Monday, January 5, 2015

Film Review: The Theory Of Everything (2015)


In the middle of 2014, an American mathematician devised a (tongue-in-cheek) system of the ‘highlight’ data of Kindle users to see how far through readers got with a book before they gave up reading. His intention was to counteract the journalistic hype about must-read summer books and prove that regardless of hype some things are much more widely discussed than they are actually consumed. So what did he call this irreverent classification system?? It was named The Hawking Index: a reference to Stephen Hawkings, The Brief History Of Time – being widely recognized as “the most unread book of all time”. 

Yet regardless of what you might think about his popular introduction to the physics and mathematics of spacetime, I defy anyone to not want to finish James Marsh’s new biopic about the fascinating and somewhat tragic life of the legendary rock-star scientist Stephen Hawkings.

For all Hawkings’ fame and insanely impressive scientific achievements over the past decades, The Theory of Everything is mostly a simple story about a husband and wife who have to deal with a potentially insurmountable obstacle in their relationship…

In 1963, Stephen Hawkings (Eddie Redmayne) is at Cambridge University attempting to decide what he should concentrate on for his PHD thesis, alongside Jane (Felicity Jones), who is studying medieval Iberian poetry. They awkwardly meet at a party where they quickly discover that he is a cosmologist (religion for intelligent atheists), whereas she is devoutly Church of England. Despite their intellectual and social differences they begin to fall in love, yet after Stephen takes a spectacular fall in the outdoor quad their burgeoning relation is put to the ultimate test: Before he can complete his studies he is diagnosed with a deadly Motor Neuron Disease and given just two years to live.

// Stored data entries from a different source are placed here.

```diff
@@ -801,6 +807,10 @@
       const int e0 = edge_c0(e), e1 = edge_c1(e);
       const float s0 = sh.S[ridx(x + cox(e0), y + coy(e0), z + coz(e0))];
       const float s1 = sh.S[ridx(x + cox(e1), y + coy(e1), z + coz(e1))];
+      const int k = (fabsf(s0) > fabsf(s1)) ? e1 : e0;
+      const int px = x + cox(k), py = y + coy(k), pz = z + coz(k);
+      const uint32_t cs = sh.nslot[((px + 8) >> 3) + ((py + 8) >> 3) * 3 + ((pz + 8) >> 3) * 9];
+      const unsigned long long c4 = load_here(reinterpret_cast<const unsigned long long*>(v.color + (size_t)cs * kChunkVoxels + (px & 7) + (py & 7) * 8 + (pz & 7) * 64));
       const float tt = s0 / (s0 - s1);
       const int o0[3] = {cox(e0), coy(e0), coz(e0)}, o1[3] = {cox(e1), coy(e1), coz(e1)};
       const int cc[3] = {x, y, z};
@@ -812,12 +822,8 @@
         const float origin = org[a] + ((float)cc[a] * res + half);
         pv[a] = ev + origin;
       }
-      const int k = (fabsf(s0) > fabsf(s1)) ? e1 : e0;
-      const int px = x + cox(k), py = y + coy(k), pz = z + coz(k);
       float g[3];
       gradient_at(sh.S, px, py, pz, cox(k), coy(k), coz(k), res, g);
-      const uint32_t cs = sh.nslot[((px + 8) >> 3) + ((py + 8) >> 3) * 3 + ((pz + 8) >> 3) * 9];
-      const unsigned long long c4 = load_here(reinterpret_cast<const unsigned long long*>(v.color + (size_t)cs * kChunkVoxels + (px & 7) + (py & 7) * 8 + (pz & 7) * 64));
       float col[3] = {1.0f, 1.0f, 1.0f};
       const float cw = (float)(uint16_t)(c4 >> 48);
       if (cw > 0.0f) {
diff --git a/texturefusion_amd/csrc/tf_patch_body.h b/texturefusion_amd/csrc/tf_patch_body.h
--- a/texturefusion_amd/csrc/tf_patch_body.h
+++ b/texturefusion_amd/csrc/tf_patch_body.h
@@ -241,16 +241,16 @@
 #pragma unroll
           for (int q = 0; q < 4; ++q) {
             const uint32_t i = i0 + 64u * q + (uint32_t)l3;
-            ck[q] = i < n_cand ? v.cand[i] : ~0ull;
-          }
-#pragma unroll
-          for (int q = 0; q < 4; ++q) c += ck[q] < key ? 1u : 0u;
+            ck[q] = v.cand[i < n_cand ? i : 0u];
+          }
+#pragma unroll
+          for (int q = 0; q < 4; ++q) c += (i0 + 64u * q + (uint32_t)l3 < n_cand && ck[q] < key) ? 1u : 0u;
         }
 #pragma unroll
         for (int o = 32; o >= 1; o >>= 1) c += (uint32_t)__shfl_xor((int)c, o);
         const AtlasCtl::Set* S2 = S;
         asm volatile("" : "+v"(S2));
-        const unsigned long long base2 = S2->slots_base;
+        const unsigned long long base2 = ((const __attribute__((address_space(1))) AtlasCtl::Set*)S2)->slots_base;
         if (overflow && (unsigned long long)c >= slots_room(base2) + (cand ? 0ull : 1ull)) { exchange_flags(); continue; }
         if (cand) {
           unsigned long long tl;
@@ -466,30 +466,51 @@
       for (int t0 = 0; t0 < rows * ndw; t0 += 64 * kB) {
         uint32_t val[kB];
         int off[kB], rr[kB];
-#pragma unroll
-        for (int k = 0; k < kB; ++k) {
-          const int t = t0 + 64 * k + lane;
-          const int r = (int)(((float)t + 0.5f) * inv);
-          const int j = t - r * ndw;
-          rr[k] = t < rows * ndw ? r : -1;
-          const int o = 4 * j - (rows_aligned ? mis : (int)((uintptr_t)(d0 + (size_t)r * astep) & 3u));
-          off[k] = o;
-          uint32_t x = 0;
-          if (rr[k] >= 0) {
-            const uint8_t* srow = kf.rgb + ((size_t)(by + r) * W + bx) * st;
-            if (st == 4) {
-              const int p0 = (o > 0 ? o : 0) / 3;
-              const uint32_t w0 = *reinterpret_cast<const uint32_t*>(srow + 4 * p0);
-              const uint32_t w1 = (p0 + 1 < cols) ? *reinterpret_cast<const uint32_t*>(srow + 4 * (p0 + 1)) : 0u;
-#pragma unroll
-              for (int q = 0; q < 4; ++q) {
-                const int bb = o + q;
-                if (bb >= 0 && bb < rowbytes) {
-                  const int px = bb / 3, ch = bb - 3 * px;
-                  x |= (((px == p0 ? w0 : w1) >> (8 * ch)) & 0xFFu) << (8 * q);
-                }
+        if (st == 4) {
+          uint32_t w0[kB], w1[kB];
+#pragma unroll
+          for (int k = 0; k < kB; ++k) {
+            const int t = t0 + 64 * k + lane;
+            const int r = (int)(((float)t + 0.5f) * inv);
+            const int j = t - r * ndw;
+            const bool act = t < rows * ndw;
+            rr[k] = act ? r : -1;
+            const int o = 4 * j - (rows_aligned ? mis : (int)((uintptr_t)(d0 + (size_t)r * astep) & 3u));
+            off[k] = o;
+            const int p0 = act ? (o > 0 ? o : 0) / 3 : 0;
+            const int p1 = (act && p0 + 1 < cols) ? p0 + 1 : 0;
+            const uint8_t* srow = kf.rgb + ((size_t)(by + (act ? r : 0)) * W + bx) * 4;
+            w0[k] = load_here(reinterpret_cast<const uint32_t*>(srow + 4 * p0));
+            w1[k] = load_here(reinterpret_cast<const uint32_t*>(srow + 4 * p1));
+          }
+#pragma unroll
+          for (int k = 0; k < kB; ++k) {
+            const int o = off[k];
+            const int p0 = (o > 0 ? o : 0) / 3;
+            const uint32_t w1k = (p0 + 1 < cols) ? w1[k] : 0u;
+            uint32_t x = 0;
+#pragma unroll
+            for (int q = 0; q < 4; ++q) {
+              const int bb = o + q;
+              if (bb >= 0 && bb < rowbytes) {
+                const int px = bb / 3, ch = bb - 3 * px;
+                x |= (((px == p0 ? w0[k] : w1k) >> (8 * ch)) & 0xFFu) << (8 * q);
               }
-            } else {
+            }
+            val[k] = rr[k] >= 0 ? x : 0u;
+          }
+        } else {
+#pragma unroll
+          for (int k = 0; k < kB; ++k) {
+            const int t = t0 + 64 * k + lane;
+            const int r = (int)(((float)t + 0.5f) * inv);
+            const int j = t - r * ndw;
+            rr[k] = t < rows * ndw ? r : -1;
+            const int o = 4 * j - (rows_aligned ? mis : (int)((uintptr_t)(d0 + (size_t)r * astep) & 3u));
+            off[k] = o;
+            uint32_t x = 0;
+            if (rr[k] >= 0) {
+              const uint8_t* srow = kf.rgb + ((size_t)(by + r) * W + bx) * st;
 #pragma unroll
               for (int q = 0; q < 4; ++q) {
                 const int bb = o + q;
@@ -499,8 +520,10 @@
                 }
               }
             }
-          }
-          val[k] = x;
+            val[k] = x;
+          }
+#pragma unroll
+          for (int k = 0; k < kB; ++k) asm volatile("" : : "v"(val[k]));
         }
         stampw(6);
 #pragma unroll
```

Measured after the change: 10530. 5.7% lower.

Anyone that has any interaction at all with popular culture will know that Hawkings is still very much alive, so the narrative then follows his intellectual ascent to find a unifying theory to unite quantum theory with general relativity and writing his famous book, alongside his physical descent into paralysis and having to rely on his now famous robotic replacement voice.

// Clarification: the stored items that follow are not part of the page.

__global__ void k_wg_prep_w(const float* __restrict__ W, float* __restrict__ img, int K, int N, int transposed) {
  const long long i = (long long)blockIdx.x * blockDim.x + threadIdx.x;
  if (i >= (long long)K * N) return;
  const int n = (int)(i / K), k = (int)(i % K);
  const float w = transposed ? W[(long long)n * K + k] : W[(long long)k * N + n];
  const float hi = tf32_rn(w);
  float* blk = img + (long long)(k / KCH) * 2 * N * KCH;
  const uint32_t off = sw128(n, k % KCH) >> 2;
  blk[off] = hi;
  blk[(long long)N * KCH + off] = w - hi;
}

struct WgArgs {
  AOperand<float> A;
  JetLayout J;
  const float* Wimg;
  int Kdim;
  int Kvalid;
  int Nout;
  const float* bias;
  float* Out;
  int ldo;
  long long oplane;
  long long Np;
  int num_tiles;
  const float* Zprev;
  int ldz;
  long long zplane;
  int act;
};

__device__ __forceinline__ unsigned char* xchg(unsigned char* base_ptr, int sbytes, int N, int r, int col) {
  return base_ptr + sbytes + 2 * A_TILE_BYTES + r * N * 4 + ((((col >> 2) ^ r) & 7) << 4) + (((col >> 2) & ~7) << 4) +
         (col & 3) * 4;
}

template <class L, int NQ, bool DX>
__global__ void __launch_bounds__(THREADS, 1) k_wg_layer(WgArgs g) {
  PPSCI_DYN_SMEM(smem_dyn);
  const uint32_t base = (smem_u32(smem_dyn) + 1023u) & ~1023u;
  unsigned char* base_ptr = smem_dyn + (base - smem_u32(smem_dyn));
  constexpr int CS = L::CS;
  constexpr int TP = TM / CS;
  constexpr int rows_used = CS * TP;
  constexpr int PPR = (THREADS / 32) * 4;
  constexpr int MAXI = (TP + PPR - 1) / PPR;
  constexpr int N = NQ * 32;
  constexpr int NH = N / 2;
  constexpr bool PREFETCH = CS <= PREFETCH_MAX_CS;
  const int sbytes = stage_bytes(N);
  const uint32_t bar0 = base + 2 * sbytes;
  const uint32_t b_bytes = (uint32_t)(2 * N * KCH * 4);
  const int tid = threadIdx.x, warp = tid >> 5, lane = tid & 31, wgi = tid >> 7;
  const int kq = lane & 7, psub = lane >> 3;
  const int nchunks = g.Kdim / KCH;
  const int act = g.A.act;

  if (tid == 0) {
    mbar_init(bar0, 1);
    mbar_init(bar0 + 8, 1);
    asm volatile("fence.mbarrier_init.release.cluster;" ::: "memory");
  }
  for (int s = 0; s < 2; ++s) {
    float4* az = reinterpret_cast<float4*>(base_ptr + s * sbytes);
    for (int i = tid; i < 2 * A_TILE_BYTES / 16; i += THREADS) az[i] = make_float4(0.f, 0.f, 0.f, 0.f);
  }
  fence_proxy_async();
  __syncthreads();

  float4 z[MAXI][CS];
  bool zok[MAXI];
  auto load_z = [&](int tile, int j) {
#pragma unroll
    for (int i = 0; i < MAXI; ++i) {
      const int pl = warp * 4 + psub + i * PPR;
      const long long p = (long long)tile * TP + pl;
      zok[i] = pl < TP && tile < g.num_tiles && p < g.Np;
      if (g.Kvalid && j * KCH + 4 * kq >= g.Kvalid) zok[i] = false;
      const float* src = g.A.Z + p * g.A.ld + j * KCH + 4 * kq;
#pragma unroll
      for (int c = 0; c < CS; ++c)
        z[i][c] = zok[i] ? __ldg(reinterpret_cast<const float4*>(src + (long long)c * g.A.plane)) : make_float4(0.f, 0.f, 0.f, 0.f);
    }
  };
  if constexpr (PREFETCH) load_z(blockIdx.x, 0);

  float ex[NH / 2], cr[NH / 2];
  const int rbase = (warp & 3) * 16 + (lane >> 2);
  const int cbase = wgi * NH + 2 * (lane & 3);
  uint32_t it = 0;
  for (int tile = blockIdx.x; tile < g.num_tiles; tile += gridDim.x) {
    const long long p0 = (long long)tile * TP;
#pragma unroll
    for (int e = 0; e < NH / 2; ++e) ex[e] = cr[e] = 0.f;
    for (int j = 0; j < nchunks; ++j, ++it) {
      const uint32_t s = it & 1u;
      wgmma_wait<1>();
      __syncthreads();
      const uint32_t st_addr = base + s * sbytes;
      unsigned char* st_ptr = base_ptr + s * sbytes;
      if (tid == 0) {
        mbar_expect_tx(bar0 + 8 * s, b_bytes);
        bulk_g2s(st_addr + 2 * A_TILE_BYTES, g.Wimg + (long long)j * 2 * N * KCH, b_bytes, bar0 + 8 * s);
      }
      if constexpr (!PREFETCH) load_z(tile, j);
#pragma unroll
      for (int i = 0; i < MAXI; ++i) {
        const int pl = warp * 4 + psub + i * PPR;
        if (pl >= TP) continue;
        const bool valid = zok[i];
        float yout[CS][4];
        if constexpr (DX) {
#pragma unroll
          for (int c = 0; c < CS; ++c) {
            yout[c][0] = z[i][c].x; yout[c][1] = z[i][c].y; yout[c][2] = z[i][c].z; yout[c][3] = z[i][c].w;
          }
        } else {
#pragma unroll
          for (int t = 0; t < 4; ++t) {
            auto comp = [&](const float4& v) { return t == 0 ? v.x : t == 1 ? v.y : t == 2 ? v.z : v.w; };
            float sc[6];
            float y0;
            act_coef<float, L::KM>(act, comp(z[i][0]), y0, sc);
            yout[0][t] = valid ? y0 : 0.f;
            jet_fwd<float, L>(g.J, sc, [&](int c) { return comp(z[i][c]); }, [&](int c, float v) { yout[c][t] = valid ? v : 0.f; });
          }
        }
#pragma unroll
        for (int c = 0; c < CS; ++c) {
          float4 h, l;
          h.x = tf32_rn(yout[c][0]); h.y = tf32_rn(yout[c][1]); h.z = tf32_rn(yout[c][2]); h.w = tf32_rn(yout[c][3]);
          l.x = yout[c][0] - h.x; l.y = yout[c][1] - h.y; l.z = yout[c][2] - h.z; l.w = yout[c][3] - h.w;
          const uint32_t off = sw128_q(c * TP + pl, kq);
          *reinterpret_cast<float4*>(st_ptr + off) = h;
          *reinterpret_cast<float4*>(st_ptr + A_TILE_BYTES + off) = l;
        }
      }
      if constexpr (PREFETCH) {
        if (j + 1 < nchunks) load_z(tile, j + 1);
        else load_z(tile + gridDim.x, 0);
      }
      fence_proxy_async();
      __syncthreads();
      mbar_wait(bar0 + 8 * s, (it >> 1) & 1u);
      const uint64_t a_hi = make_desc(st_addr), a_lo = make_desc(st_addr + A_TILE_BYTES);
      const uint64_t b_hi = make_desc(st_addr + 2 * A_TILE_BYTES + wgi * NH * 128), b_lo = b_hi + (uint64_t)(N * 128 / 16);
      wgmma_fence();
#pragma unroll
      for (int ks = 0; ks < KCH / 8; ++ks) {
        const uint64_t inc = (uint64_t)(2 * ks);
        const uint32_t first = (j == 0 && ks == 0) ? 0u : 1u;
        wgmma_tf32(ex, a_hi + inc, b_hi + inc, first);
        wgmma_tf32(cr, a_lo + inc, b_hi + inc, first);
        wgmma_tf32(cr, a_hi + inc, b_lo + inc, 1u);
      }
      wgmma_commit();
    }
    wgmma_wait<0>();
    if constexpr (!DX) {
#pragma unroll
      for (int h = 0; h < 2; ++h) {
        const int r = rbase + 8 * h;
        const int c = r / TP, pl = r - c * TP;
        const long long p = p0 + pl;
        if (r >= rows_used || p >= g.Np) continue;
        float* out_row = g.Out + (long long)c * g.oplane + p * g.ldo;
#pragma unroll
        for (int j = 0; j < NH / 8; ++j) {
          const int col = cbase + 8 * j;
          float2 v = make_float2(ex[4 * j + 2 * h] + cr[4 * j + 2 * h], ex[4 * j + 2 * h + 1] + cr[4 * j + 2 * h + 1]);
          if (c == 0 && g.bias) {
            v.x += __ldg(g.bias + col);
            v.y += __ldg(g.bias + col + 1);
          }
          *reinterpret_cast<float2*>(out_row + col) = v;
        }
      }
    } else {
      __syncthreads();
#pragma unroll
      for (int h = 0; h < 2; ++h) {
        const int r = rbase + 8 * h;
#pragma unroll
        for (int j = 0; j < NH / 8; ++j)
          *reinterpret_cast<float2*>(xchg(base_ptr, sbytes, N, r, cbase + 8 * j)) =
              make_float2(ex[4 * j + 2 * h] + cr[4 * j + 2 * h], ex[4 * j + 2 * h + 1] + cr[4 * j + 2 * h + 1]);
      }
      constexpr int N4 = N / 4;
      auto load_zc = [&](int item, float4 (&zc)[CS]) {
        const int pl = item / N4, q = item - pl * N4;
        const long long p = p0 + pl;
        if (item >= TP * N4 || p >= g.Np) return;
#pragma unroll
        for (int c = 0; c < CS; ++c)
          zc[c] = __ldg(reinterpret_cast<const float4*>(g.Zprev + (long long)c * g.zplane + p * g.ldz + 4 * q));
      };
      float4 znext[CS];
      if constexpr (PREFETCH) load_zc(tid, znext);
      __syncthreads();
      for (int item = tid; item < TP * N4; item += THREADS) {
        const int pl = item / N4, q = item - pl * N4;
        const long long p = p0 + pl;
        float4 zc[CS];
        if constexpr (PREFETCH) {
#pragma unroll
          for (int c = 0; c < CS; ++c) zc[c] = znext[c];
          load_zc(item + THREADS, znext);
        } else {
          load_zc(item, zc);
        }
        if (p >= g.Np) continue;
        float4 xc[CS];
#pragma unroll
        for (int c = 0; c < CS; ++c) xc[c] = *reinterpret_cast<const float4*>(xchg(base_ptr, sbytes, N, c * TP + pl, 4 * q));
        float ob[CS][4];
#pragma unroll
        for (int t = 0; t < 4; ++t) {
          auto comp = [&](const float4& v) { return t == 0 ? v.x : t == 1 ? v.y : t == 2 ? v.z : v.w; };
          float sc[6];
          float y0;
          act_coef<float, L::KM + 1>(g.act, comp(zc[0]), y0, sc);
          ob[0][t] = jet_adj<float, L>(g.J, sc, [&](int c) { return comp(zc[c]); }, [&](int c) { return comp(xc[c]); },
                                       [&](int c, float v) { ob[c][t] = v; });
        }
        float* out = g.Out + p * g.ldo + 4 * q;
#pragma unroll
        for (int c = 0; c < CS; ++c)
          *reinterpret_cast<float4*>(out + (long long)c * g.oplane) = make_float4(ob[c][0], ob[c][1], ob[c][2], ob[c][3]);
      }
      fence_proxy_async();
      __syncthreads();
    }
  }
}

For a story with such a tragic central theme, TTOE is surprisingly tender and funny at times. Hawkings has always been celebrated for his self-deprecating humour, and Redmayne has delivers an incredible performance, managing to capture his charm and sense of mischief at the same time as portraying his physical disability with uncanny realism. Having to hold difficult physical positions for take after take must have been exhausting (although obviously not as exhausting as having the actual, terrible disease) and is astonishing to see on screen – especially when the film gives you momentary flashbacks and you can see the (d)evolution in adjacent frames.

Not only is Hawking’s disease present in the physical performance, but also in the camerawork. At the beginning of the film there are lots of soft-focus, crafted shots of movement – such as strong agile knees of rowers, or pinball machine flippers, or couples dancing at a ball – to heighten the irony of what is about to happen to the body of the central character. Later on there is a hugely affective scene where Stephen, Jane and some friends are having a celebratory meal to toast his doctorate and as they all settle in to eat the camera lingers over Stephen’s struggle to hold his cutlery to his mouth compared with the other young healthy diners all elegantly cutting their meat and sipping their champagne. The audience is elegantly forced to empathise with how hard and frustrating it is becoming for him to undertake the simplest of actions.

The film has been criticised by some for focusing too much on the relationship and not enough on the science, yet I disagree as the early parts of the film are a clear love-letter to scientific discovery. The camera constantly pans softly across science equipment and atomic-structure models, not to mention the almost pornographic celebration of chalk on chalk boards writing mathematic equations. (One day I hope someone with more time on their hands than I do makes a YouTube edit of all of the shots of mathematicians and scientists writing on chalkboards from Hollywood films – it always looks so beautiful on camera precisely because 99.9999% of the audience do not understand it…)

As I alluded before however, it is not just a story about Hawkings the scientist, but also Stephen and Jane the young couple in love. And, without ruining some of the more tender scenes, I feel that it bravely deals with the obvious question of how a young couple deals with a massive physical obstacle in their relationship. The film eloquently portrays lust as well as love, and makes the story all the more realistic and complex because of it… 

So regardless of whether you have any interest of the specific details of how quantum mechanics might ever coincide with Einsteinian models of cosmic relativity (spoiler alert: I do, massively), The Theory Of Everything is enough of a beautiful story of a brilliant mind facing an enormous challenge to satisfy even the most ardent scientific skeptic.